# [Stored data entries]
*** Block opens ***

@@ -1037,6 +1073,12 @@
 
 int st_conv1d_fft_filters_f32(const float* packed, int width, int cin, int cout, int cin_pitch, const float* tables, float* gfwd,
                               void* stream) {
+  return st_conv1d_fft_filters_shifted_f32(packed, width, cin, cout, cin_pitch, tables, gfwd, 0, width * cin_pitch, stream);
+}
+
+int st_conv1d_fft_filters_shifted_f32(const float* packed, int width, int cin, int cout, int cin_pitch, const float* tables, float* gfwd,
+                                      int row_shift, int src_rows, void* stream) {
+  ST_REQUIRE(row_shift >= 0 && src_rows > 0, "fft filters: bad row shift");
   ST_REQUIRE(width_ok(width) && cin_pitch % 16 == 0 && tables && packed && gfwd, "fft filters: bad argument");
   ST_REQUIRE(st::npad_of(cout) % 128 == 0, "fft filters: the output channels must pack to a multiple of 128");
   hipStream_t s = st::as_stream(stream);
@@ -1053,12 +1095,12 @@
   const int gx = st::ceil_div(npo, 256), gy = half_of(cin_pitch);
   const dim3 grid(gx, gy, gx * gy < 1024 ? 4 : 1);
   if (g3_form(width, cin_pitch, cout)) {
-    if (width == 32) hipLaunchKernelGGL((filters_dft_fwd_kernel<32, 4>), grid, dim3(256), 0, s, packed, width, cin, cout, cin_pitch, half_of(cin_pitch), npo, n, bins, tw, gfwd, (unsigned short*)nullptr, (size_t)0);
-    else hipLaunchKernelGGL((filters_dft_fwd_kernel<0, 4>), grid, dim3(256), 0, s, packed, width, cin, cout, cin_pitch, half_of(cin_pitch), npo, n, bins, tw, gfwd, (unsigned short*)nullptr, (size_t)0);
+    if (width == 32) hipLaunchKernelGGL((filters_dft_fwd_kernel<32, 4>), grid, dim3(256), 0, s, packed, width, cin, cout, cin_pitch, half_of(cin_pitch), npo, n, bins, tw, gfwd, (unsigned short*)nullptr, (size_t)0, row_shift, src_rows);
+    else hipLaunchKernelGGL((filters_dft_fwd_kernel<0, 4>), grid, dim3(256), 0, s, packed, width, cin, cout, cin_pitch, half_of(cin_pitch), npo, n, bins, tw, gfwd, (unsigned short*)nullptr, (size_t)0, row_shift, src_rows);
     return st::check_launch("fft filters (three planes)");
   }
   ST_FFT_WIDTH_DISPATCH(filters_dft_fwd_kernel, packed, width, cin, cout, cin_pitch, half_of(cin_pitch), npo, n, bins, tw, gfwd,
-                        (unsigned short*)nullptr, (size_t)0);
+                        (unsigned short*)nullptr, (size_t)0, row_shift, src_rows);
   return st::check_launch("fft filters");
 }
 
@@ -1156,10 +1198,8 @@
 int st_conv1d_fft_bias_grad_f32(const st_tensor3* dz, int width, const float* zf, float* dbias, void* stream) {
   ST_REQUIRE(st::tensor_ok(dz) && zf && dbias && width_ok(width) && st::npad_of(dz->channels) % 128 == 0, "conv fft bias grad: bad argument");
   const Plan p = make_plan(width, dz->frames, dz->batch, ROWS_F32);
-  const int np = st::npad_of(dz->channels);
-  const bool zf3 = zf3_form(width, dz->channels);
-  hipLaunchKernelGGL(bias_from_spectra_kernel, dim3(st::ceil_div(np, 32)), dim3(256), 0, st::as_stream(stream), zf + (zf3 ? np : 0), p.rows,
-                     (zf3 ? 3 : 2) * np, dz->channels, np, dbias);
+  const BiasSum b = bias_sum_of(*dz, width, p, zf, dbias);
+  hipLaunchKernelGGL(bias_from_spectra_kernel, dim3(b.blocks), dim3(256), 0, st::as_stream(stream), b.zf, b.rows, b.ld, b.channels, b.np, b.dbias);
   return st::check_launch("conv fft bias grad");
 }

*** Block closes ***

# [Exercise objective]
Copy out, in full, each line above that has the word "else" in it.

# [Response to this exercise]
-    else hipLaunchKernelGGL((filters_dft_fwd_kernel<0, 4>), grid, dim3(256), 0, s, packed, width, cin, cout, cin_pitch, half_of(cin_pitch), npo, n, bins, tw, gfwd, (unsigned short*)nullptr, (size_t)0);
+    else hipLaunchKernelGGL((filters_dft_fwd_kernel<0, 4>), grid, dim3(256), 0, s, packed, width, cin, cout, cin_pitch, half_of(cin_pitch), npo, n, bins, tw, gfwd, (unsigned short*)nullptr, (size_t)0, row_shift, src_rows);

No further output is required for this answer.